В 1931, когда маленькому Степану было семь, его отец Кузьма Иванович Двойнос был раскулачен и сослан в спецпоселение. В 1937 Григорий Иванович Гуркин был расстрелян по обвинению в шпионаже. В 1948 Рихард Яковлевич Рудзитис был объявлен врагом народа и шесть лет провёл в лагерях…
До экскурсии по усадьбе в Изваре наша туристическая группа, состоявшая из сотрудников СПбГУ и членов их семей, успела посетить культурный центр «Извара 15», где посмотрели выставки про Пакт Рериха и Знамя Мира, галерею Космизма и репродукции картин Чюрлёниса — выполненные в Италии по особой технологии, они, как сказала нам женщина-экскурсовод, не хуже, а местами даже и лучше оригиналов. Полюбовались растущими на клумбе у здания амарантами. А также ещё побывали на семейной сыроварне и попробовали там разные эксклюзивные сорта полутвёрдых сыров.
Гид6 в усадьбе оказался очень хорошим, он долго водил нас по дому, а затем по усадебному парку, рассказывал обо всём подробно и очень увлекательно.
Но сильнее всего впечатлил нас в Изваре ёж.
Вся экскурсионная программа закончилась, под флюидами космистических картин в культурном центре «Извара 15» был съеден входивший в стоимость поездки обед. До отправления автобуса оставалось минут сорок, и мы с Ч. пошли ещё побродить по природному парку вокруг усадебного дома. И там встретили его. Небольшой зверёк лениво трусил через тропинку нам наперерез. Издалека мы приняли его за толстую крысу. Но подойдя ближе, поняли свою ошибку. Это был ёж. Он бежал откуда-то куда-то, семенил неторопливо, по-ежиному вразвалочку. В отличие от ежа-гиганта размером — безо всякого преувеличения — с маленького поросёнка, который повстречался нам однажды в Царскосельском парке на горе Парнас, этот был небольшой, размером — ну вот не больше крысы, с которой мы его поначалу и спутали.

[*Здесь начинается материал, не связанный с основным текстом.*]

int khr_map_slice(khr_ctx* c, int64_t voxel_z, int64_t cap, int32_t* block_xy, float* positions, float* distance, float* weight,
                  uint64_t* last_observed, uint8_t* voxel_flags, int64_t* n_voxels) {
  if (!c || !n_voxels || cap < 0) return fail(KHR_EINVAL, "bad argument");
  *n_voxels = 0;
  HIP_TRY(hipSetDevice(c->device));
  if (c->m.capacity >= (1u << kSliceSlotBits)) return fail(KHR_EINVAL, "map slices need max_blocks < %u", 1u << kSliceSlotBits);
  const int64_t vps = c->p.vps, np = vps * vps;
  const int64_t bz = (voxel_z >= 0 ? voxel_z : voxel_z - (vps - 1)) / vps, lz = voxel_z - bz * vps;
  if (bz < -(1 << 20) || bz >= (1 << 20)) return KHR_OK;
  {
    const int rc = ensureSortKeys(c);
    if (rc) return rc;
  }
  if (!c->d_slice_stage) {
    const int rc = sliceGrow(c, 64u);
    if (rc) return rc;
  }
  const bool want[6] = {block_xy != nullptr, positions != nullptr, distance != nullptr, weight != nullptr, last_observed != nullptr,
                        voxel_flags != nullptr};
  auto outFor = [&]() {
    const SliceLayout L(c->slice_cap, static_cast<size_t>(np));
    uint8_t* d = c->d_slice_stage;
    SliceOut o{};
    o.block_xy = want[0] ? reinterpret_cast<int32_t*>(d + L.xy) : nullptr;
    o.pos = want[1] ? reinterpret_cast<float*>(d + L.pos) : nullptr;
    o.dist = want[2] ? reinterpret_cast<float*>(d + L.dist) : nullptr;
    o.weight = want[3] ? reinterpret_cast<float*>(d + L.weight) : nullptr;
    o.last_obs = want[4] ? reinterpret_cast<uint64_t*>(d + L.obs) : nullptr;
    o.vflags = want[5] ? d + L.flags : nullptr;
    o.cap_blocks = c->slice_cap;
    return o;
  };
  const int gather_grid = static_cast<int>(std::min<uint32_t>(c->m.capacity, 2048u));
  auto gather = [&]() {
    return dispatchVps(c, [&](auto vps_c) {
      constexpr int V = decltype(vps_c)::value;
// ... 25 lines not shown
  uint32_t n_copied = std::min(c->slice_cap, c->slice_hint);
  HIP_TRY(hipMemcpyAsync(c->h_slice_stage, c->d_slice_count, sizeof(uint32_t), hipMemcpyDeviceToHost, c->stream));
  if ((rc = copies(0, n_copied))) return rc;
  HIP_TRY(hipStreamSynchronize(c->stream));
  const uint32_t n = *reinterpret_cast<const uint32_t*>(c->h_slice_stage);
  if (n > c->slice_cap) {
    if ((rc = sliceGrow(c, n))) return rc;
    if ((rc = gather())) return rc;
    n_copied = 0;
  }
  if (n > n_copied) {
    if ((rc = copies(n_copied, n))) return rc;
    HIP_TRY(hipStreamSynchronize(c->stream));
  }
  c->slice_hint = n + n / 4 + 16;
  *n_voxels = static_cast<int64_t>(n) * np;
  if (*n_voxels > cap)
    return fail(KHR_ENOMEM, "the slice holds %lld voxels, cap %lld", static_cast<long long>(*n_voxels), static_cast<long long>(cap));
  const SliceLayout L(c->slice_cap, static_cast<size_t>(np));
  const uint8_t* h = c->h_slice_stage;
  const size_t nv = static_cast<size_t>(*n_voxels);
  if (block_xy) std::memcpy(block_xy, h + L.xy, static_cast<size_t>(n) * 8);
  if (positions) std::memcpy(positions, h + L.pos, nv * 12);
  if (distance) std::memcpy(distance, h + L.dist, nv * 4);
  if (weight) std::memcpy(weight, h + L.weight, nv * 4);
  if (last_observed) std::memcpy(last_observed, h + L.obs, nv * 8);
  if (voxel_flags) std::memcpy(voxel_flags, h + L.flags, nv);
  return KHR_OK;
}
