// ... 881 lines not shown
      wbuf = std::max(wbuf, (size_t)L.rec_bytes);
      tbuf = std::max(tbuf, (size_t)L.tap_bytes);
      if (L.rec_bytes % 16 || L.tap_bytes % 16) return false;
      if (L.src == 0 || L.dst == 0 || (L.res && L.rbuf == 0)) last0 = (int)li;
    }
    t->tail_last_a = last0;
    t->tail_tbuf = (int)((tbuf + 127) / 128 * 128);
    if (t->tail_wide) {
      int need = 2;
      for (const TailLayerD& L : t->tail) need = std::max(need, L.ng >> 8);
      for (const TailBlk& b : t->tail_blks) wbuf = std::max(wbuf, (size_t)b.bytes);
      t->tail_wbuf = (int)((wbuf + 127) / 128 * 128);
      if (t->tail_blks.size() > (size_t)kTailMaxBlks) return false;
      auto wbytes = [&](int depth) {
        return (size_t)kTailMaxLayers * sizeof(TailLayerD) + (size_t)kTailMaxBlks * sizeof(TailBlk) + 2 * (size_t)t->tail_bias_floats * 4 + 32 * 8 + 16 * 4 + 128 +
               ((size_t)off + 512) * 4 + 128 + 2 * (size_t)t->tail_tbuf + (size_t)depth * t->tail_wbuf;
      };
      int depth = 4;
      while (depth > need && wbytes(depth) > (size_t)225 * 1024) --depth;
      t->tail_wdepth = depth;
      t->smem = wbytes(depth);
      return t->smem <= (size_t)225 * 1024;
    }
    t->tail_wbuf = (int)((wbuf + 127) / 128 * 128);
    auto bytes = [&](int depth) {
      return (size_t)kTailMaxLayers * sizeof(TailLayerD) + 2 * (size_t)kTailMaxLayers * 512 + 16 * 8 + 16 * 4 + 128 +
             ((size_t)off + 128) * 4 + 128 + 2 * (size_t)t->tail_tbuf + (size_t)depth * t->tail_wbuf;
    };
    t->tail_wdepth = bytes(2) <= (size_t)225 * 1024 ? 2 : 1;
    t->smem = bytes(t->tail_wdepth);
    return t->smem <= (size_t)225 * 1024;
  }

  void redo_liveness() {
    for (PTensor& x : P.tensors) { x.materialized = false; x.def_step = -1; x.last_use = -1; }
    for (size_t i = 0; i < P.steps.size(); ++i) {
      const PStep& s = P.steps[i];
      P.tensors[s.out].materialized = true;
      if (s.out2 >= 0) P.tensors[s.out2].materialized = true;
      for (int e : s.extra_out) { P.tensors[e].materialized = true; use((int)i, e); }
      for (int e : s.tail_rsrc) use((int)i, e);
      if (!s.in_u8) use((int)i, s.in);
      use((int)i, s.in2);
      use((int)i, s.out);
      use((int)i, s.out2);
    }
  }

  void fuse_tail() {
    const int S = (int)P.steps.size();
    auto block_ok = [&](const PStep& s) {
      if ((s.kind != kStepBlockWs && s.kind != kStepBlockTs) || s.w_parts != 1 || s.in < 0) return false;
      const PTensor& in = P.tensors[s.in];
      const PTensor& out = P.tensors[s.out];
      if (in.H * in.W > 256 || in.root >= 0 || in.C > 128 || s.Cout > 128) return false;
      if (s.has_dw) {
        if (s.c2 > 0 || out.root >= 0 || (s.act != kActRelu && s.act != kActNone)) return false;
        if (s.in2 >= 0 && (s.res_mode != 1 || s.in2 != s.in)) return false;
        if (s.dws != 1 && s.dws != 2) return false;
        if (s.dws == 2 && (in.H % 2 || in.W % 2 || s.dpt != 0 || s.dpl != 0)) return false;
        if (s.dws == 1 && (s.dpt != 1 || s.dpl != 1)) return false;
        return true;
      }
      if (s.in2 >= 0 || s.act != kActNone || out.root < 0) return false;
      if (s.c2 > 0 ? (s.c1 % 4 != 0 || s.out2 < 0 || P.tensors[s.out2].root < 0) : (s.Cout % 4 != 0)) return false;
      return true;
// ... 60 lines not shown
      } else {
        L.dst = -1;
        L.c1 = s.c2 > 0 ? s.c1 : s.Cout; L.c2 = s.c2;
        L.o1 = (int)t.tail_outs.size(); t.tail_outs.push_back(s.out);
        if (s.c2 > 0) { L.o2 = (int)t.tail_outs.size(); t.tail_outs.push_back(s.out2); }
        if (t.tail_outs.size() > 4) return;
      }
      if (!(L.OH * L.OW <= 128 || (L.OH * L.OW <= 256 && L.OH % 2 == 0 && (!s.has_dw || s.dws == 1)))) return;
      const size_t SBO8 = (size_t)(s.K8 / 4) * 128;
      const int K16 = L.K16;
      std::vector<float> wplain((size_t)s.Cout * in.C);
      for (int n = 0; n < s.Cout; ++n)
        for (int k = 0; k < in.C; ++k)
          wplain[(size_t)n * in.C + k] = P.blob[(size_t)s.w + ((size_t)(n >> 3) * SBO8 + (size_t)(k >> 2) * 128 + (size_t)(n & 7) * 16 + (size_t)(k & 3) * 4) / 4];
      if (!f16_exact(wplain)) return;
      std::vector<float> rec = pack_w_f16(wplain, s.Cout, in.C, L.Npad, K16, 1, &L.wscale);
      L.rec_bytes = (int)(rec.size() * 4);
      L.rec_off = (int)push(rec, rec.size());
      if (s.has_dw) {
        std::vector<float> dw((size_t)10 * K16, 0.f);
        for (int k = 0; k < 9; ++k)
          for (int c = 0; c < in.C; ++c) dw[(size_t)k * K16 + c] = P.blob[(size_t)s.dww + (size_t)k * s.K8 + c];
        for (int c = 0; c < in.C; ++c) dw[(size_t)9 * K16 + c] = P.blob[(size_t)s.dwb + c];
        L.tap_bytes = (int)(dw.size() * 4);
        L.tap_off = (int)push(dw, dw.size());
      }
      std::vector<float> bias((size_t)L.Npad, 0.f);
      for (int n = 0; n < s.Cout; ++n) bias[n] = P.blob[(size_t)s.bias + n];
      L.bias_off = (int)push(bias, bias.size());
      t.macs += s.macs;
      t.tail.push_back(L);
    }
    if (t.tail_outs.empty() || !finish_tail(&t, {PA, PB}, {maxA, maxB})) return;
    t.in = X;
    t.out = t.tail_outs[0];
    for (size_t k = 1; k < t.tail_outs.size(); ++k) t.extra_out.push_back(t.tail_outs[k]);
    t.name = "tail:" + P.steps[order.front()].name + ".." + P.steps[order.back()].name;
    P.steps.resize(f);
    P.steps.push_back(t);
    redo_liveness();
  }

  struct ChainOut { int emit_at; PStep step; };
  std::vector<ChainOut> chains;
  void fuse_chain() {
    static const int want = [] { const char* e = std::getenv("FDT_CHAIN"); return e ? std::atoi(e) : 1; }();
    if (!want) return;
    bool narrow_done = false;
    for (size_t s0 = 0; s0 < m.ops.size(); ++s0)
      if (m.ops[s0].code == kOpConv2D && !done[s0]) try_chain((int)s0, &narrow_done);
  }

  struct ChainLayer { int conv; PwMatch M; int kind; int out_tf; };

  std::vector<float> pack_w_block(const std::vector<float>& w, int N, int K, int n0, int ncols, int k0, int kw, int parts, float scale) {
    const size_t SBO16 = (size_t)(kw / 8) * 128;
    std::vector<uint16_t> img((size_t)parts * ncols * kw, 0);
    for (int n = 0; n < ncols && n0 + n < N; ++n)
      for (int k = 0; k < kw && k0 + k < K; ++k) {
        const float v = w[(size_t)(n0 + n) * K + k0 + k] * scale;
        const size_t o = ((size_t)(n >> 3) * SBO16 + (size_t)(k >> 3) * 128 + (size_t)(n & 7) * 16 + (size_t)(k & 7) * 2) / 2;
        const uint16_t hb = f32_to_f16(v);
        img[o] = hb;
        if (parts == 2) img[(size_t)ncols * kw + o] = f32_to_f16(v - f16_to_f32(hb));
      }
    std::vector<float> rec((img.size() + 1) / 2, 0.f);
// ... 490 lines not shown
    }
    P.arena_per_image = top;
    return true;
  }
};

}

Время от времени ёж останавливался и принимался чесаться. Чесался ёж подолгу, собственно, он больше чесался, чем бежал. И правильнее было бы, пожалуй, написать наоборот, что он — чесался, время от времени перебегая с места на место. Чесался ёж яростно, самозабвенно, на это было просто жутко смотреть! Я ещё ни разу не видел, чтобы живое существо чесалось до такой степени отчаянно и остервенело. А я в своей жизни повидал многое, например, видывал я чешущихся свиней. И самому мне доводилось в жизни в своей чесать: и свиней, и собак, и котов. Но ёж — эта, по меткому замечанию Пришвина, маленькая свинья — переплюнул всех зверей, полевых и не только полевых, когда-либо виденных и/или чёсанных мною.

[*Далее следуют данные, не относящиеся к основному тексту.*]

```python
def pmc(out, note, dirs):
    acc = {}
    for d in dirs:
        for f in find(d, "*counter_collection.csv"):
            for r in csv.DictReader(open(f)):
                k = acc.setdefault(r["Kernel_Name"], {}).setdefault(r["Counter_Name"], [])
                k.append(float(r["Counter_Value"]))
    kernels = {}
    for name, counters in sorted(acc.items()):
        e = {}
        for c, vals in sorted(counters.items()):
            e[c + "_avg"] = sum(vals) / len(vals)
            e["dispatches_" + c] = len(vals)
        if "FETCH_SIZE_avg" in e:
            e["hbm_read_bytes"] = 2.0 * 1024.0 * e["FETCH_SIZE_avg"]
        if "WRITE_SIZE_avg" in e:
            e["hbm_write_bytes"] = 1024.0 * e["WRITE_SIZE_avg"]
        if "SQ_BUSY_CYCLES_avg" in e and "SQ_ACTIVE_INST_VALU_avg" in e and e.get("SQ_WAVE_CYCLES_avg"):
            e["valu_active_share_of_wave_cycles"] = e["SQ_ACTIVE_INST_VALU_avg"] / e["SQ_WAVE_CYCLES_avg"]
        kernels[name] = e
    commit = os.environ.get("GRAVHMC_PROFILED_COMMIT")
    if not commit:
        try:
            commit = subprocess.check_output(["git", "rev-parse", "--short", "HEAD"], text=True,
                                             cwd=os.path.dirname(os.path.abspath(__file__))).strip()
        except Exception:
            commit = "n/a"
    json.dump({"note": note, "commit": commit, "kernels": kernels}, open(out, "w"), indent=1)


if __name__ == "__main__":
    if sys.argv[1] == "stats":
        stats(sys.argv[2], sys.argv[3])
    else:
        pmc(sys.argv[2], sys.argv[3], sys.argv[4:])
```

Before: 985.1.

## Overlap adjoint residual gather with column prefetch and simplify cross-wave reduction

Moves the adjoint residual staging into LDS after the first work-table and column prefetch loads are issued. It now uses vectorised int4 index loads and register staging, so the gather latency overlaps with the initial column loads instead of stalling before them. The per-iteration cross-wave reduction drops the xor-16/32 shuffles and writes partial sums to a larger swizzled LDS slot (FOLD_PSLOT 64→256). Each lane then reads pairs and finishes with DPP row adds. This raises LDS scratch use and adds register pressure from the staged residuals. A timing-series profiling helper is also added.

```diff
diff --git a/gravinv3dhmc_amd/csrc/fold.hip.h b/gravinv3dhmc_amd/csrc/fold.hip.h
--- a/gravinv3dhmc_amd/csrc/fold.hip.h
+++ b/gravinv3dhmc_amd/csrc/fold.hip.h
@@ -316,7 +316,7 @@
     int64_t n_work, work_per_team;
 };
 constexpr int FOLD_PAIR_W = 16;
-constexpr int FOLD_PSLOT = 64;
+constexpr int FOLD_PSLOT = 256;
 
 constexpr int fold_pair_slots(int rows) { return (rows - 1) / 2; }
 constexpr int fold_pair_cols(int rows) { return 2 * (rows - fold_pair_slots(rows)); }
@@ -407,14 +407,6 @@
     const int wave = tid >> 6;
     const int mode = a.mode;
 
-    if (mode & SW_ADJ) {
-        for (int e = tid; e < NC * TT * 4; e += TT) {
-            const int i = p.ptab[e];
-            rL[e] = i >= 0 ? a.r[i] : 0.0;
-        }
-    }
-    __syncthreads();
-
     const int64_t wb = (int64_t)blockIdx.x * p.work_per_team;
     int64_t wend = wb + p.work_per_team;
     if (wend > p.n_work) wend = p.n_work;
@@ -431,7 +423,10 @@
     unsigned voff = (unsigned)tid * 16u;
     unsigned coff_last = (unsigned)(last_in ? tid : w_last - 1) * 16u;
 
-    const int hl = (lane >> 3) & 3, ql = lane & 7, sl = lane >> 5;
+    const int ql = lane & 7;
+    const int ex_d0 = 4 * (lane & 1) + (lane & 2);
+    const int ex_w = 128 * (lane >> 5) + 2 * (8 * ex_d0 + (wave ^ (ex_d0 >> 1))) + ((lane >> 4) & 1);
+    const int ex_r = 2 * (lane ^ (lane >> 4));
     const double *in_base = ql == FOLD_IN_P      ? a.p_in
                             : ql == FOLD_IN_GREG ? a.greg
                             : ql == FOLD_IN_HI   ? a.high
@@ -439,8 +434,9 @@
                             : ql == FOLD_IN_PN   ? a.pn_in
                             : (ql == FOLD_IN_GACC && (mode & SW_GACC)) ? a.g_out
                                                                        : a.x_in;
-    const int lastc = cnt - 1;
-    auto item = [&](int i) -> int64_t { return wb + (i < lastc ? i : lastc); };
+    const int lastc = cnt > 0 ? cnt - 1 : 0;
+    const int64_t wfirst = cnt > 0 ? wb : 0;
+    auto item = [&](int i) -> int64_t { return wfirst + (i < lastc ? i : lastc); };
     auto load_col = [&](FoldPairCol<ROWS> &c, int64_t w_after) {
         asm volatile("" : "+v"(c.jn), "+v"(c.on)::"memory");
         const int64_t o = __builtin_amdgcn_readfirstlane(c.on);
@@ -520,22 +516,18 @@
             s0 = dpp_add<0x118, 0xf>(s0);
             s1 = dpp_add<0x114, 0xf>(s1);
             s1 = dpp_add<0x118, 0xf>(s1);
-            s0 += __shfl_xor(s0, 16, WAVE);
-            s1 += __shfl_xor(s1, 16, WAVE);
-            s0 += __shfl_xor(s0, 32, WAVE);
-            s1 += __shfl_xor(s1, 32, WAVE);
             double *slot = scratch + (it & 1) * FOLD_PSLOT;
-            if (lane >= 12 && lane < 16) {
-                const int c = lane - 12;
-                *reinterpret_cast<d2 *>(slot + wave * 8 + 4 * (c & 1) + 2 * (c >> 1)) = d2{s0, s1};
+            if ((lane & 12) == 12) {
+                slot[ex_w] = s0;
+                slot[ex_w + 16] = s1;
             }
             __syncthreads();
-            double sv = slot[lane];
-            sv = dpp_add<0x118, 0xf>(sv);
-            sv += __shfl_xor(sv, 16, WAVE);
-            sv += __shfl_xor(sv, 32, WAVE);
-            const double th = __shfl(sv, 8 + 4 * sl + hl, WAVE);
-            const double g = 2.0 * th + dpp_from_up<FOLD_IN_GREG>(cur.cv);
+            const d2 p01 = *reinterpret_cast<const d2 *>(slot + ex_r), p23 = *reinterpret_cast<const d2 *>(slot + 128 + ex_r);
+            double sv = (p01.x + p01.y) + (p23.x + p23.y);
+            sv = dpp_add<0x101, 0xf>(sv);
+            sv = dpp_add<0x102, 0xf>(sv);
+            sv = dpp_add<0x104, 0xf>(sv);
+            const double g = 2.0 * sv + dpp_from_up<FOLD_IN_GREG>(cur.cv);
             double pv = 0.0, pf = 0.0;
             if (mode & SW_PFIN) {
                 pf = pl - a.c_p * g;
@@ -600,16 +592,42 @@
         }
     };
 
+    const bool adj = (mode & SW_ADJ) != 0;
+    const int4 *pt0 = reinterpret_cast<const int4 *>(p.ptab) + tid;
+    int4 ro[NC];
+    d2 rv[NC][2];
+    if (adj) {
+#pragma unroll
+        for (int c = 0; c < NC; ++c) ro[c] = pt0[c * TT];
+    }
+    FoldPairCol<ROWS> b0, b1, b2;
+    b0.jn = p.wtab[FOLD_PAIR_W * item(0) + (lane >> 3)];
+    b0.on = p.wtab[FOLD_PAIR_W * item(0) + 8];
+    b1.jn = p.wtab[FOLD_PAIR_W * item(1) + (lane >> 3)];
+    b1.on = p.wtab[FOLD_PAIR_W * item(1) + 8];
+    b2.jn = p.wtab[FOLD_PAIR_W * item(2) + (lane >> 3)];
+    b2.on = p.wtab[FOLD_PAIR_W * item(2) + 8];
+    asm volatile("" : "+v"(b0.jn), "+v"(b0.on), "+v"(b1.jn), "+v"(b1.on), "+v"(b2.jn), "+v"(b2.on)::"memory");
+    if (adj) {
+#pragma unroll
+        for (int c = 0; c < NC; ++c) {
+            rv[c][0] = d2{a.r[max(ro[c].x, 0)], a.r[max(ro[c].y, 0)]};
+            rv[c][1] = d2{a.r[max(ro[c].z, 0)], a.r[max(ro[c].w, 0)]};
+        }
+    }
+    load_col(b0, item(3));
+    load_col(b1, item(4));
+    if (adj) {
+        d2 *r2 = reinterpret_cast<d2 *>(rL) + 2 * tid;
+#pragma unroll
+        for (int c = 0; c < NC; ++c) {
+            r2[2 * c * TT] = d2{ro[c].x >= 0 ? rv[c][0].x : 0.0, ro[c].y >= 0 ? rv[c][0].y : 0.0};
+            r2[2 * c * TT + 1] = d2{ro[c].z >= 0 ? rv[c][1].x : 0.0, ro[c].w >= 0 ? rv[c][1].y : 0.0};
+        }
+    }
+    __syncthreads();
+
     if (cnt > 0) {
-        FoldPairCol<ROWS> b0, b1, b2;
-        b0.jn = p.wtab[FOLD_PAIR_W * item(0) + (lane >> 3)];
-        b0.on = p.wtab[FOLD_PAIR_W * item(0) + 8];
-        b1.jn = p.wtab[FOLD_PAIR_W * item(1) + (lane >> 3)];
-        b1.on = p.wtab[FOLD_PAIR_W * item(1) + 8];
-        b2.jn = p.wtab[FOLD_PAIR_W * item(2) + (lane >> 3)];
-        b2.on = p.wtab[FOLD_PAIR_W * item(2) + 8];
-        load_col(b0, item(3));
-        load_col(b1, item(4));
         int i = 0;
         for (; i + 2 < cnt; i += 3) {
             load_col(b2, item(i + 5));
diff --git a/gravinv3dhmc_amd/csrc/host_fold.h b/gravinv3dhmc_amd/csrc/host_fold.h
--- a/gravinv3dhmc_amd/csrc/host_fold.h
+++ b/gravinv3dhmc_amd/csrc/host_fold.h
@@ -449,7 +449,7 @@
 
 static size_t fold_pair_lds_limit(const gh_ctx *c)
 {
-    return ((size_t)8 * c->fd.nF + 2 * FOLD_PSLOT) * sizeof(double);
+    return ((size_t)8 * c->fd.nF + 2 * 64) * sizeof(double);
 }
 
 static size_t fold_pair_lds(const gh_ctx *c)
diff --git a/profiles/summarize.py b/profiles/summarize.py
--- a/profiles/summarize.py
+++ b/profiles/summarize.py
@@ -54,8 +54,36 @@
     json.dump({"note": note, "commit": commit, "kernels": kernels}, open(out, "w"), indent=1)
 
 
+def series(out, pattern, note, labelled):
+    skip = 40
+    res = {"note": note, "skip": skip}
+    for item in labelled:
+        label, d = item.split("=", 1)
+        rows = []
+        for f in find(d, "*kernel_trace.csv"):
+            rows += [r for r in csv.DictReader(open(f)) if pattern in r["Kernel_Name"]]
+        rows.sort(key=lambda r: int(r["Start_Timestamp"]))
+        ns = [int(r["End_Timestamp"]) - int(r["Start_Timestamp"]) for r in rows]
+        tail = ns[skip:]
+        med = sorted(tail)[len(tail) // 2] if tail else 0
+        fused = [(i, v) for i, v in enumerate(tail) if v >= 0.93 * med]
+        short = [(skip + i, v) for i, v in enumerate(tail) if v < 0.93 * med]
+        vals = [v for _, v in fused]
+        n = len(vals)
+        mean = sum(vals) / n if n else 0.0
+        var = sum((v - mean) ** 2 for v in vals) / (n - 1) if n > 1 else 0.0
+        even = [v for i, v in fused if i % 2 == 0]
+        odd = [v for i, v in fused if i % 2 == 1]
+        res[label] = {"ns": ns, "fused_n": n, "fused_mean_ns": mean, "fused_stderr_ns": (var / n) ** 0.5 if n else 0.0,
+                      "fused_sigma_ns": var ** 0.5, "short_sweeps_index_ns": short,
+                      "odd_even_half_diff_ns": 0.5 * abs(sum(odd) / len(odd) - sum(even) / len(even)) if odd and even else 0.0}
+    json.dump(res, open(out, "w"), indent=1)
+
+
 if __name__ == "__main__":
     if sys.argv[1] == "stats":
         stats(sys.argv[2], sys.argv[3])
+    elif sys.argv[1] == "series":
+        series(sys.argv[2], sys.argv[3], sys.argv[4], sys.argv[5:])
     else:
         pmc(sys.argv[2], sys.argv[3], sys.argv[4:])
```

Result: faster. 1015, median of 6 (+3.0%).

«Давай лучше держаться от него подальше, — сказал я Ч., — а то мало ли…» Впрочем, ёж, кажется, не обратил на нас никакого внимания. Он знай себе чесался. Он чесал себя всеми своими лапами, поочерёдно, то задними, как чешутся собаки или кошки, то передними, а иногда, кажется, и не поочерёдно, а — тремя и даже четырьмя лапами одновременно. Он заваливался при этом на спину и как-то вбок. Было тревожно это наблюдать, и в то же время трудно оторваться. Мы никак не решались просто так взять и уйти, бросив ежа на произвол его ежиной, нелёгкой, очевидно, судьбы, оставив его чесаться в одиночестве. Но и как-то помочь ежу мы не могли тоже, поскольку даже не знали, нужна ли ему помощь. Так прошло довольно много времени. Ёж чесался, а мы смотрели на него и взволнованно перешёптывались.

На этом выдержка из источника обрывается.